What is the VC dimension of a decision tree with k splits in two dimensions? Let us say the model is CART and the only allowed splits are parallel to the axes.
So for one split we can order 3 points in a triangle and then for any labeling of the points we could get perfect prediction (i.e.: shattered points)
But what about 2 splits, or any general k?
I’m not sure this is a question with a simple answer, nor do I believe it is a question that even needs to be asked about decision trees.
Consult Aslan et al., Calculating the VC-Dimension of Trees (2009). They address this problem by doing an exhaustive search, in small trees, and then providing an approximate, recursive formula for estimating the VC dimension on larger trees. They then use this formula as part of a pruning algorithm. Had there been a closed-form answer to your question, I am sure they would have supplied it. They felt the need to iterate their way through even fairly small trees.
My two cents worth. I’m not sure that it’s meaningful to talk about the VC dimension for decision tres. Consider a d dimensional response, where each item is a binary outcome. This is the situation considered by Aslan et al. There are 2d possible outcomes in this sample space and 2d possible response patterns. If I build a complete tree, with d levels and 2d leaves, then I can shatter any pattern of 2d responses. But nobody fits complete trees. Typically, you overfit and then prune back using cross-validation. What you get at the end is a smaller and simpler tree, but your hypothesis set is still large. Aslan et al. try to estimate the VC dimension of families of isomorphic trees. Each family is a hypothesis set with its own VC dimension.
The previous picture illustrates a tree for a space with d=3 that shatters 4 points: (1,0,0,1),(1,1,1,0),(0,1,0,1),(1,1,0,1). The fourth entry is the “response”. Aslan et al. would regard a tree with the same shape, but using x1 and x2, say, to be isomorphic and part of the same hypothesis set. So, although there are only 3 leaves on each of these trees, the set of such trees can shatter 4 points and the VC dimension is 4 in this case. However, the same tree could occur in a space with 4 variables, in which case the VC dimension would be 5. So it’s complicated.

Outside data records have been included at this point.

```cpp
extern "C" int aa_fe_stage_info(const void* plan, int32_t stage, char* name, int32_t name_len,
                                double* flops_per_item, double* bytes_per_item) {
    const FePlan* p = static_cast<const FePlan*>(plan);
    AA_CHECK(p && stage >= 0 && stage < FE_N_STAGES, AA_ERR_INVALID, "aa_fe_stage_info: bad stage");
    const double N = p->cfg.n_fft, L = p->cfg.win_len, T = p->T, M = p->cfg.n_mels;
    double fl = 0, by = 0;
    const char* nm = "";
    switch (stage) {
        case FE_STAGE_STATS: nm = "fe_stats"; fl = 2 * L; by = 4 * L; break;
        case FE_STAGE_STFT:
            nm = fe_fast4096(*p) ? "fe_stft_mel_4096" : "fe_stft_mel";
            fl = T * (2.5 * N * std::log2(N) + N + 3 * (N / 2 + 1) + 2.0 * p->nnz) + 5 * L;
            by = 4 * L + 4 * M * T;
            break;
        default: nm = "fe_db"; fl = 3 * M * T; by = M * T * (4 + (p->cfg.out_f16 ? 2 : 4) * p->cfg.channels); break;
    }
    if (name && name_len > 0) snprintf(name, name_len, "%s", nm);
    if (flops_per_item) *flops_per_item = fl;
    if (bytes_per_item) *bytes_per_item = by;
    return AA_OK;
}

extern "C" int aa_fe_set_timing(void* plan, uint32_t stage_mask) {
    FePlan* p = static_cast<FePlan*>(plan);
    AA_CHECK(p, AA_ERR_INVALID, "aa_fe_set_timing: null plan");
    p->timer.mask = stage_mask;
    return AA_OK;
}

extern "C" int aa_fe_stage_time(void* plan, int32_t stage, double* total_ms, int64_t* count) {
    FePlan* p = static_cast<FePlan*>(plan);
    AA_CHECK(p && stage >= 0 && stage < FE_N_STAGES, AA_ERR_INVALID, "aa_fe_stage_time: bad stage");
    return p->timer.collect(stage, total_ms, count);
}
```

Measured before the change: 276,600 audio-s/s.

## Use cross-lane permutes for real-FFT split and retile dB transpose kernel

In the 4096-point STFT kernel, the real-FFT split step no longer goes through a wave-local LDS buffer with a barrier. Mirrored bins are now exchanged with ds_bpermute, and the 0.5 scaling is folded into the normalization power constant. The Hann window loop is halved by applying both symmetric halves in one pass. The dB/transpose kernel is retiled to 16 mel bands by 256 time frames with a static LDS tile, so output writes run along time contiguously and the float division used for index recovery is gone. The risks are more permute traffic, register pressure, and subtle numerical changes from the changed scaling order.

```diff
diff --git a/audio-analysis_amd/csrc/aa_frontend.hip b/audio-analysis_amd/csrc/aa_frontend.hip
--- a/audio-analysis_amd/csrc/aa_frontend.hip
+++ b/audio-analysis_amd/csrc/aa_frontend.hip
@@ -151,6 +151,16 @@
     const float mag = __builtin_amdgcn_sqrtf(m2);
     if constexpr (PM == PM_ABS) return mag;
     else return powf(mag, power);
+}
+
+template <int PM>
+__device__ __forceinline__ float split_pow(float2 a, float2 b, float2 w, float power) {
+#pragma clang fp contract(off)
+    constexpr float c = PM == PM_GENERAL ? 0.5f : 1.f;
+    const float sx = a.x + b.x, dy = a.y - b.y;
+    const float ox = c * (a.y + b.y), oy = -c * (a.x - b.x);
+    const float tre = fmaf(ox, w.x, -(oy * w.y)), tim = fmaf(oy, w.x, ox * w.y);
+    return pow_mag<PM>(fmaf(c, sx, tre), fmaf(c, dy, tim), power);
 }
 
 template <int NFFT, int PM>
@@ -361,6 +371,7 @@
     int cimg_bytes, int win_len, int hop, int T, int n_mels, int kmin, int kmax, int normalize, float power,
     int n_frames, float* __restrict__ melF, float* __restrict__ pmax) {
     constexpr int NC = 2048;
+    constexpr float kPowFold = PM == PM_SQUARE ? 0.25f : PM == PM_ABS ? 0.5f : 1.f;
     extern __shared__ float lds[];
     const int tid = threadIdx.x;
     const int wave = __builtin_amdgcn_readfirstlane(tid >> 6), lane = tid & 63;
@@ -375,7 +386,9 @@
     const int k1 = lane >> 1, h = lane & 1;
     float2 t1 = tw[lane];
     float2 t8 = tw[(8 * lane) & (NC - 1)];
-    const float2 wk1 = tw4096[k1];
+    const int kq = h ? (32 - k1) & 31 : k1;
+    const int pull = 4 * (2 * ((32 - k1) & 31) + (h ^ 1));
+    const float2 wk1 = tw4096[kq];
     const float2 te = tw4096[2 * lane], to = tw4096[2 * lane + 1];
     const float2 hwe = make_float2(te.x, -te.y), hwo = make_float2(to.x, -to.y);
     __syncthreads();
@@ -413,7 +426,7 @@
         const int w = fi / T;
         const int t = fi - w * T;
         if constexpr ((DIAG & 128) != 0) st_prev = __builtin_amdgcn_s_memtime();
-        float apow = 1.f, beta = 0.f;
+        float apow = kPowFold, beta = 0.f;
         if (normalize) {
             float lo = INFINITY, hi = -INFINITY;
 #pragma unroll
@@ -424,7 +437,7 @@
             }
             const float scale = __fsub_rn(hi, lo);
             const float a = __fdiv_rn(2.f, scale);
-            apow = PM == PM_SQUARE ? a * a : PM == PM_ABS ? a : powf(a, power);
+            apow = PM == PM_SQUARE ? (a * a) * kPowFold : PM == PM_ABS ? a * kPowFold : powf(a, power);
             beta = fmaf(scale, 0.000001f - 0.5f, -lo);
         }
         const int i0 = t * hop - 2048;
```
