## Compute recon loss forward from CSR lists and sample negatives as packed int32

```diff
diff --git a/include/mgvae_hip.h b/include/mgvae_hip.h
--- a/include/mgvae_hip.h
+++ b/include/mgvae_hip.h
@@ -156,6 +156,11 @@
                        int64_t Epos, const int64_t* neg_src, const int64_t* neg_dst, int64_t Eneg,
                        double* sums, uint64_t* counts, int32_t* pred_bin, double* workspace, int64_t workspace_doubles,
                        void* stream);
+int mgv_recon_loss_fwd_csr(int H, int64_t N, const float* s, const float* t, int ld, const int32_t* pos_out_ptr,
+                           const int32_t* pos_out_dst, int64_t Epos, const int32_t* neg_out_ptr, const int32_t* neg_out_dst,
+                           int64_t Eneg, int skip_pos_longer_than, const int32_t* heavy_nodes, int S, const int32_t* seg_node,
+                           const int32_t* seg_e0, const int32_t* seg_e1, double* sums, uint64_t* counts, double* workspace,
+                           int64_t workspace_doubles, void* stream);
 int mgv_recon_loss_bwd(int H, int64_t N, const float* s, const float* t, int ld, const int64_t* pos_src, const int64_t* pos_dst,
                        int64_t Epos, const int32_t* pos_out_ptr, const int32_t* pos_out_dst, const int32_t* pos_in_ptr,
                        const int32_t* pos_in_src, const int64_t* neg_src, const int64_t* neg_dst, int64_t Eneg,
@@ -180,6 +185,10 @@
 int mgv_neg_bucket(int64_t E, const int64_t* neg_src, const int64_t* neg_dst, const int32_t* out_ptr, const int32_t* in_ptr,
                    const int32_t* rank_out, const int32_t* rank_in, int64_t* srt_src, int64_t* srt_dst, int32_t* out_dst, int32_t* in_src,
                    void* stream);
+int mgv_neg_sample_i32(int64_t N, int64_t E, uint64_t seed, const int32_t* pos_out_ptr, const int32_t* pos_out_dst,
+                       int32_t* pair, int32_t* cnt_out, int32_t* cnt_in, int32_t* rank, void* stream);
+int mgv_neg_bucket_i32(int64_t E, const int32_t* pair, const int32_t* out_ptr, const int32_t* in_ptr, const int32_t* rank,
+                       int32_t* out_dst, int32_t* in_src, void* stream);
 
 int mgv_func_loss_fwd(int H, int64_t P, const float* hf, const int64_t* pair_a, const int64_t* pair_b,
                       const float* tt, float eps, float* dis, double* ws, double* workspace, int64_t workspace_doubles,
diff --git a/multi-gate-vae_amd/csrc/losses.hip b/multi-gate-vae_amd/csrc/losses.hip
--- a/multi-gate-vae_amd/csrc/losses.hip
+++ b/multi-gate-vae_amd/csrc/losses.hip
@@ -235,6 +235,111 @@
             st4(partial + (int64_t)sg * H + 4 * lr, tot);
         }
     }
+}
+
+__device__ __forceinline__ float dot4_pairwise_rounded(const float4& a, const float4& b) {
+#pragma clang fp contract(off)
+    const float p0 = a.x * b.x, p1 = a.y * b.y, p2 = a.z * b.z, p3 = a.w * b.w;
+    return ((p0 + p1) + p2) + p3;
+}
+
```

Aslan’s brute force solution seems to work fairly well, but what they get isn’t really the VC dimension of the algorithms people use, since these rely on pruning and cross-validation. It’s hard to say what the hypothesis space actually is, since in principle, we start with a shattering number of possible trees, but then prune back to something more reasonable. Even if someone begins with an a priori choice not to go beyond two layers, say, there may still be a need to prune the tree. And we don’t really need the VC dimension, since cross-validation goes after the out of sample error directly.
To be fair to Aslan et al., they don’t use the VC dimension to characterize their hypothesis space. They calculate the VC dimension of branches and use that quantity to determine if the branch should be cut. At each stage, they use the VC dimension of the specific configuration of the branch under consideration. They don’t look at the VC dimension of the problem as a whole.
If your variables are continuous and the response depends on reaching a threshold, then a decision tree is basically creating a bunch of perceptrons, so the VC dimension would presumably be greater than that (since you have to estimate the cutoff point to make the split). If the response depends monotonically on a continuous response, CART will chop it up into a bunch of steps, trying to recreate a regression model. I would not use trees in that case — possibly gam or regression.